>>>>

# siyuanwu99/pred-occ-planner

Hardware: AMD Instinct MI355X
Metric: replans/sec (SOGM update + QP: full replan = SOGM update + A* + corridors + QP + deconfliction), 128-agent batch per GPU, 200x200x200x20 voxel grid; aggregate over all agents (higher is better)
Workload: dtype f32 occupancy / f64 planning; 1 GPU; 128 agents/GPU x 1 GPU, 200x200x200x20 SOGM, sim_fkpcp-style moving cylinders, batched ADMM QP (BASELINE configs[2] per GPU); agents_total=128, cloud_points=622040, cylinders=555, map_input_staleness_ticks=0, parallelism=agents sharded x1, 1 all-gather/tick, exchange=local, sogm_grids_per_agent=3, sogm_reset=sparse (logged 32-byte sectors), sogm_cell_order=2x2x2 tiles, map_update=at the start of the tick

## Files before the change

### pred-occ-planner_amd/csrc/sogm_qp.hip

```cpp
#include <hip/hip_runtime.h>

#include <cstdlib>

#include "../../include/sogm_detmath.h"
#include "sogm_planner.hpp"
#include "sogm_qp_layout.hpp"

#include <type_traits>

namespace sogm {
namespace {

#define QP_NMAX (15 * SOGM_MAX_PIECES)
#define QP_NT 512
#define QP_K1_DOUBLES (15 * QP_FAST_MAX_PIECES * (QP_BW + 1))

__device__ const double OSQP_INFTY  = 1e30;
__device__ const double MIN_SCALING = 1e-04, MAX_SCALING = 1e+04;
__device__ const double RHO_MIN = 1e-06, RHO_TOL = 1e-04, RHO_EQ_OVER_RHO_INEQ = 1e03;

__device__ inline double dabs(double x) { return x < 0 ? -x : x; }
__device__ inline double dmax(double a, double b) { return a > b ? a : b; }
__device__ inline double limit_scaling(double v) {
  v = v < MIN_SCALING ? 1.0 : v;
// ... 47 lines not shown
  v += dpp_ctrl_t<0x4E>(v);
  v += dpp_ctrl_t<0x141>(v);
  v += dpp_ctrl_t<0x140>(v);
  return (read_lane(v, 0) + read_lane(v, 16)) + (read_lane(v, 32) + read_lane(v, 48));
}
__device__ inline double block_max(double v, double *s_red) {
  v = wave_max(v);
  __syncthreads();
  if ((threadIdx.x & 63) == 0) s_red[threadIdx.x >> 6] = v;
  __syncthreads();
  return dmax(dmax(dmax(s_red[0], s_red[1]), dmax(s_red[2], s_red[3])),
              dmax(dmax(s_red[4], s_red[5]), dmax(s_red[6], s_red[7])));
}

static_assert(row_bytes('S', true) == (3 + 1) * sizeof(double) && row_bytes('G', true) == sizeof(double), "carve_rows: hot arrays");
static_assert(row_bytes('G', false) == (QP_ELL + 8) * sizeof(double) + 2 * QP_ELL * sizeof(int) &&
                  row_bytes('S', false) == 5 * sizeof(double) + sizeof(int),
              "carve_rows: cold arrays");
__device__ inline void carve_rows(Rows &R, char *hot, char *cold, int G, int S) {
  double *h = (double *)hot;
  R.sval = h;  h += (size_t)S * 3;
  R.sw = h;    h += S;
  R.gw = h;
  double *d = (double *)cold;
  R.gval = d;  d += (size_t)G * QP_ELL;
  R.gl = d;    d += G;
  R.gu = d;    d += G;
  R.grho = d;  d += G;
  R.gE = d;    d += G;
  R.gz = d;    d += G;
  R.gy = d;    d += G;
  R.gdy = d;   d += G;
  R.grinv = d; d += G;
  R.su = d;    d += S;
  R.sE = d;    d += S;
  R.sz = d;    d += S;
  R.sy = d;    d += S;
  R.sdy = d;   d += S;
  int *q = (int *)d;
  R.gcol = q;  q += (size_t)G * QP_ELL;
  R.sc0 = q;   q += S;
  R.cidx = q;
}

#define dpp_quad(v, ctrl) dpp_ctrl_t<ctrl>(v)

__device__ inline int launder(int v) {
  asm volatile("" : "+v"(v));
  return v;
}

__device__ inline double &KB(double *Kb, int i, int j) { return Kb[i * (QP_BW + 1) + (i - j)]; }

}
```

<<<<

» **THE PROBLEM**: Repeat back the data above, exact to the last character.

» **COMPLETED EXERCISE**:
# siyuanwu99/pred-occ-planner

Hardware: AMD Instinct MI355X
Metric: replans/sec (SOGM update + QP: full replan = SOGM update + A* + corridors + QP + deconfliction), 128-agent batch per GPU, 200x200x200x20 voxel grid; aggregate over all agents (higher is better)
Workload: dtype f32 occupancy / f64 planning; 1 GPU; 128 agents/GPU x 1 GPU, 200x200x200x20 SOGM, sim_fkpcp-style moving cylinders, batched ADMM QP (BASELINE configs[2] per GPU); agents_total=128, cloud_points=622040, cylinders=555, map_input_staleness_ticks=0, parallelism=agents sharded x1, 1 all-gather/tick, exchange=local, sogm_grids_per_agent=3, sogm_reset=sparse (logged 32-byte sectors), sogm_cell_order=2x2x2 tiles, map_update=at the start of the tick

## Files before the change

### pred-occ-planner_amd/csrc/sogm_qp.hip

```cpp
#include <hip/hip_runtime.h>

#include <cstdlib>

#include "../../include/sogm_detmath.h"
#include "sogm_planner.hpp"
#include "sogm_qp_layout.hpp"

#include <type_traits>

namespace sogm {
namespace {

#define QP_NMAX (15 * SOGM_MAX_PIECES)
#define QP_NT 512
#define QP_K1_DOUBLES (15 * QP_FAST_MAX_PIECES * (QP_BW + 1))

__device__ const double OSQP_INFTY  = 1e30;
__device__ const double MIN_SCALING = 1e-04, MAX_SCALING = 1e+04;
__device__ const double RHO_MIN = 1e-06, RHO_TOL = 1e-04, RHO_EQ_OVER_RHO_INEQ = 1e03;

__device__ inline double dabs(double x) { return x < 0 ? -x : x; }
__device__ inline double dmax(double a, double b) { return a > b ? a : b; }
__device__ inline double limit_scaling(double v) {
  v = v < MIN_SCALING ? 1.0 : v;
// ... 47 lines not shown
  v += dpp_ctrl_t<0x4E>(v);
  v += dpp_ctrl_t<0x141>(v);
  v += dpp_ctrl_t<0x140>(v);
  return (read_lane(v, 0) + read_lane(v, 16)) + (read_lane(v, 32) + read_lane(v, 48));
}
__device__ inline double block_max(double v, double *s_red) {
  v = wave_max(v);
  __syncthreads();
  if ((threadIdx.x & 63) == 0) s_red[threadIdx.x >> 6] = v;
  __syncthreads();
  return dmax(dmax(dmax(s_red[0], s_red[1]), dmax(s_red[2], s_red[3])),
              dmax(dmax(s_red[4], s_red[5]), dmax(s_red[6], s_red[7])));
}

static_assert(row_bytes('S', true) == (3 + 1) * sizeof(double) && row_bytes('G', true) == sizeof(double), "carve_rows: hot arrays");
static_assert(row_bytes('G', false) == (QP_ELL + 8) * sizeof(double) + 2 * QP_ELL * sizeof(int) &&
                  row_bytes('S', false) == 5 * sizeof(double) + sizeof(int),
              "carve_rows: cold arrays");
__device__ inline void carve_rows(Rows &R, char *hot, char *cold, int G, int S) {
  double *h = (double *)hot;
  R.sval = h;  h += (size_t)S * 3;
  R.sw = h;    h += S;
  R.gw = h;
  double *d = (double *)cold;
  R.gval = d;  d += (size_t)G * QP_ELL;
  R.gl = d;    d += G;
  R.gu = d;    d += G;
  R.grho = d;  d += G;
  R.gE = d;    d += G;
  R.gz = d;    d += G;
  R.gy = d;    d += G;
  R.gdy = d;   d += G;
  R.grinv = d; d += G;
  R.su = d;    d += S;
  R.sE = d;    d += S;
  R.sz = d;    d += S;
  R.sy = d;    d += S;
  R.sdy = d;   d += S;
  int *q = (int *)d;
  R.gcol = q;  q += (size_t)G * QP_ELL;
  R.sc0 = q;   q += S;
  R.cidx = q;
}

#define dpp_quad(v, ctrl) dpp_ctrl_t<ctrl>(v)

__device__ inline int launder(int v) {
  asm volatile("" : "+v"(v));
  return v;
}

__device__ inline double &KB(double *Kb, int i, int j) { return Kb[i * (QP_BW + 1) + (i - j)]; }

}
```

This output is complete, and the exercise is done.